-- Opening Marker --
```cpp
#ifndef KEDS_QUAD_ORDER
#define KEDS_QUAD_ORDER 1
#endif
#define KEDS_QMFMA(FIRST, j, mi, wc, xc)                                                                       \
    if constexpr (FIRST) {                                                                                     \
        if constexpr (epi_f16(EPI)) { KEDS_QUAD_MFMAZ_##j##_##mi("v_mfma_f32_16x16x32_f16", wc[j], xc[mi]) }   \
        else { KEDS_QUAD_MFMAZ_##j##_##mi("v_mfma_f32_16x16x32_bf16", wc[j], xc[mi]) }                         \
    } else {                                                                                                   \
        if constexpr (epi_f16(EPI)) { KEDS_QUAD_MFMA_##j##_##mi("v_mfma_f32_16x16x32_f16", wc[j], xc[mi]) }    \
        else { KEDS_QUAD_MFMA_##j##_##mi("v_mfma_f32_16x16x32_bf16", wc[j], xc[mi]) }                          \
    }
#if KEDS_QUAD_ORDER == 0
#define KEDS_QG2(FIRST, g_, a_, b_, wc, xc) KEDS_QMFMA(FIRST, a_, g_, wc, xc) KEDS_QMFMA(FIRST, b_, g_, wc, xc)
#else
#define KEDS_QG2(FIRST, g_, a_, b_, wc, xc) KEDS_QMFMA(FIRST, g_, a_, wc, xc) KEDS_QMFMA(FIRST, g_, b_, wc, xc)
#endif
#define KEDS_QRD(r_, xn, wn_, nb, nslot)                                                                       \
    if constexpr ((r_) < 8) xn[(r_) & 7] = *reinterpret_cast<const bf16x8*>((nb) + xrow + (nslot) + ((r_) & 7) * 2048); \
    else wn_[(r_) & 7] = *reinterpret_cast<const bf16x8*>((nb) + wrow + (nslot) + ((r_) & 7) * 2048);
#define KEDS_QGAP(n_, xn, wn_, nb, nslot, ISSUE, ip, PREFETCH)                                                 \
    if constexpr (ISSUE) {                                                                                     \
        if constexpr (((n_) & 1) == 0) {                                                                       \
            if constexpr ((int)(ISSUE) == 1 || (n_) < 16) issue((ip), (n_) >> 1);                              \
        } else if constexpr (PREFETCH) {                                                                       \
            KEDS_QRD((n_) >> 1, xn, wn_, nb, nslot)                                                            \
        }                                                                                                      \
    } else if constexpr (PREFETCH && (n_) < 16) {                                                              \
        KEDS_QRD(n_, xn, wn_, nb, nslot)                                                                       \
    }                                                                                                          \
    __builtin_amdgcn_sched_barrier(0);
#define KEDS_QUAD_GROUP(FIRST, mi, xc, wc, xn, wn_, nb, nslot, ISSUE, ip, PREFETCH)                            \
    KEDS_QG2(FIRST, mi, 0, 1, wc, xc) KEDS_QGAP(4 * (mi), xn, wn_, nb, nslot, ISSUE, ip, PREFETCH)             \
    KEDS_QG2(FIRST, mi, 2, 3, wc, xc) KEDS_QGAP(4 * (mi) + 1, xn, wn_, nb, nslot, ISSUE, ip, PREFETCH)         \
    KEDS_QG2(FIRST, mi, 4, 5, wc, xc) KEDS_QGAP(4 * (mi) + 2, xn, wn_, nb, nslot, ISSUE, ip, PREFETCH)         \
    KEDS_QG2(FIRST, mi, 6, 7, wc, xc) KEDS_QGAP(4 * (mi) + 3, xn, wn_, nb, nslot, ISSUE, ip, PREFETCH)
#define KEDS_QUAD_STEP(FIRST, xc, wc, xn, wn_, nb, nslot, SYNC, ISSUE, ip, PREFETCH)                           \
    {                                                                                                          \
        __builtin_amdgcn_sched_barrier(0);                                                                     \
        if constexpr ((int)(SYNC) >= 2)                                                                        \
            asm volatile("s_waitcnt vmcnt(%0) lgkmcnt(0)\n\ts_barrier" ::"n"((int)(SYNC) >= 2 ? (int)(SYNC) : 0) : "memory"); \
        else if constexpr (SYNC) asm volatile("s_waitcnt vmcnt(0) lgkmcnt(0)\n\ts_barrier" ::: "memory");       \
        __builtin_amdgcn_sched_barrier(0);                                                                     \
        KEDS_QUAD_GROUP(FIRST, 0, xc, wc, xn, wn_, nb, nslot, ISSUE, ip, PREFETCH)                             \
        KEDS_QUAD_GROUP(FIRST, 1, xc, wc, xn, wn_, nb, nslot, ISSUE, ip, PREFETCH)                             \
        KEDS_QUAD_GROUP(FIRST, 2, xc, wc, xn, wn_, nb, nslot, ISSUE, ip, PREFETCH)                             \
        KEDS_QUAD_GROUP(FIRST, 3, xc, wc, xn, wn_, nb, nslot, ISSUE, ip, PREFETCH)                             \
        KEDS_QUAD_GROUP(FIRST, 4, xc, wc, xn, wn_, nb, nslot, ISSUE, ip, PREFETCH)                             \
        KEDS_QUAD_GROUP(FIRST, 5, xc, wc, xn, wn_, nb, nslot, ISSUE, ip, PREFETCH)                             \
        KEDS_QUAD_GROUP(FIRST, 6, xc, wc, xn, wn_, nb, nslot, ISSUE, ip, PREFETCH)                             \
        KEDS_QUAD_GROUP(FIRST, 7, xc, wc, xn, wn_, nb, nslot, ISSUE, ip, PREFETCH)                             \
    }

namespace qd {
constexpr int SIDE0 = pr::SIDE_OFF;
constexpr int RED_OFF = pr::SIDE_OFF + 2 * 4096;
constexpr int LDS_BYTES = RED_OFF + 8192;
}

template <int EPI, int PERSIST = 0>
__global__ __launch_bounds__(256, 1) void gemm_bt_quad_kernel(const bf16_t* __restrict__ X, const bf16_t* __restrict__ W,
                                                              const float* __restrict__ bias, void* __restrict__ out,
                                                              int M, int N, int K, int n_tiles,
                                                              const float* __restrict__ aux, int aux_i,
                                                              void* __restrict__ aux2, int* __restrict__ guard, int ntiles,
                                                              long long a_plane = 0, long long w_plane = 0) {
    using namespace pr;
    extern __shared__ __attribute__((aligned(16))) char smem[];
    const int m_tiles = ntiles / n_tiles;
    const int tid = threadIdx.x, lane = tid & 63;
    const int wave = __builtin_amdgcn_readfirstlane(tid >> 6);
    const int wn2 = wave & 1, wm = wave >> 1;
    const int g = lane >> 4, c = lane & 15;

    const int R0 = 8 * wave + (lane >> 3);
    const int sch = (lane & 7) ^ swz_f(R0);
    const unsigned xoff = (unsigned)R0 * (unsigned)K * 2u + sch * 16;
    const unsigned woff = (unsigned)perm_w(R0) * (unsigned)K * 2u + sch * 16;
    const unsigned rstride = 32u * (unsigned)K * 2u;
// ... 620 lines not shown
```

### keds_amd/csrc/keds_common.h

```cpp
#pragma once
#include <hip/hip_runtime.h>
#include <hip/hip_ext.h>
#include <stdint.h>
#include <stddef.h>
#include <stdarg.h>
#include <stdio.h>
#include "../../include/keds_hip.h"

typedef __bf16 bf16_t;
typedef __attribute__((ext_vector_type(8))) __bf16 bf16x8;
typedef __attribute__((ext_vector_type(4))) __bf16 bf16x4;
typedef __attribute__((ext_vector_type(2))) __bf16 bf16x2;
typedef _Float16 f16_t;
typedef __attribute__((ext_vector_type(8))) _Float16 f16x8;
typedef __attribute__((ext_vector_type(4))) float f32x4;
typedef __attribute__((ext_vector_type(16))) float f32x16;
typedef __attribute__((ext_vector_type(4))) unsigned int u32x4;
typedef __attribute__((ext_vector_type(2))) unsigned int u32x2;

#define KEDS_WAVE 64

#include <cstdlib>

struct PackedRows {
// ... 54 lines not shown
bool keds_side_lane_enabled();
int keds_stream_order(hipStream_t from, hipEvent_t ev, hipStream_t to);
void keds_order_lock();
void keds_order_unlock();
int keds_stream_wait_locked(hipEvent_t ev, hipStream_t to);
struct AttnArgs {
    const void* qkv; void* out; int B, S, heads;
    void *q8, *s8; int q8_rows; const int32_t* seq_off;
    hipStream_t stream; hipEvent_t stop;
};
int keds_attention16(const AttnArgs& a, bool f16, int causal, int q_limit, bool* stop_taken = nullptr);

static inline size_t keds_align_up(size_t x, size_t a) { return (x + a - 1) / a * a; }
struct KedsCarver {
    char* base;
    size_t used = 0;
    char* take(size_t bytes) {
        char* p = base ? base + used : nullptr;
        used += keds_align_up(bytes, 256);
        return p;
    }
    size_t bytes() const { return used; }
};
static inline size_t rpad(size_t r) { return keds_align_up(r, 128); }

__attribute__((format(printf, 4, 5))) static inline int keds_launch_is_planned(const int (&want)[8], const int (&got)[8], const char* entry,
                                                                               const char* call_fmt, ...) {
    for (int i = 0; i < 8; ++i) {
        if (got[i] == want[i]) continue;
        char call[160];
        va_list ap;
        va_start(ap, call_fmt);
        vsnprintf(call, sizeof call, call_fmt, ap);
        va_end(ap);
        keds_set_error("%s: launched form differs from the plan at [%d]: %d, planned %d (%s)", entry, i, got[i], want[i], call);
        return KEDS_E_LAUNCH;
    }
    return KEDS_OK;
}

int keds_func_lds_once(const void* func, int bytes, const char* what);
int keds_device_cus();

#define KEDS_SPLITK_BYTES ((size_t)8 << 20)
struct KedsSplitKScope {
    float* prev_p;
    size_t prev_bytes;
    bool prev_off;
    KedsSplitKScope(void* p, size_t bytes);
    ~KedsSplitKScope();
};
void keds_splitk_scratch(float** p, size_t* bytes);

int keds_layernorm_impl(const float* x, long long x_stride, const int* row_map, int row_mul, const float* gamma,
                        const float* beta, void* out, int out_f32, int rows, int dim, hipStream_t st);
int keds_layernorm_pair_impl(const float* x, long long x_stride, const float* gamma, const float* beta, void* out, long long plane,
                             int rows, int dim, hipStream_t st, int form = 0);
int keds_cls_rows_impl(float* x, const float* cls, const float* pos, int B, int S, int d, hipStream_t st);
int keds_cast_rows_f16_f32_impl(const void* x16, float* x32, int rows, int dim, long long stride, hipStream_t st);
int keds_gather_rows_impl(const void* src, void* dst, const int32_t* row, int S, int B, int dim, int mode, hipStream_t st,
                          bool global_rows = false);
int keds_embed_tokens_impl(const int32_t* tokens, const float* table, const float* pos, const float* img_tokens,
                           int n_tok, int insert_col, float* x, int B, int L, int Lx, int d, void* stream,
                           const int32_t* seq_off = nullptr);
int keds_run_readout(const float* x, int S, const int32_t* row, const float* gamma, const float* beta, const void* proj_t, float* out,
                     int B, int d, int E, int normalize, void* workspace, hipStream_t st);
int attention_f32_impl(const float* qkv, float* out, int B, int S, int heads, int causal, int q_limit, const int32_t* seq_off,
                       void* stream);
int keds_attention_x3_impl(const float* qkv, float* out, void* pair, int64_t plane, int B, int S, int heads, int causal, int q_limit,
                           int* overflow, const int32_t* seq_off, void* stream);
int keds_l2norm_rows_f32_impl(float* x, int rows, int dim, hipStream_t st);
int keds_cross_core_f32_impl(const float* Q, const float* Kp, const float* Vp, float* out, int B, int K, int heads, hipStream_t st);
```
-- Closing Marker --
If a line in the data above holds the string "char", report that line.

ANSWER TO THIS PROBLEM –
    extern __shared__ __attribute__((aligned(16))) char smem[];
    char* base;
    char* take(size_t bytes) {
        char* p = base ? base + used : nullptr;
__attribute__((format(printf, 4, 5))) static inline int keds_launch_is_planned(const int (&want)[8], const int (&got)[8], const char* entry,
                                                                               const char* call_fmt, ...) {
        char call[160];
int keds_func_lds_once(const void* func, int bytes, const char* what);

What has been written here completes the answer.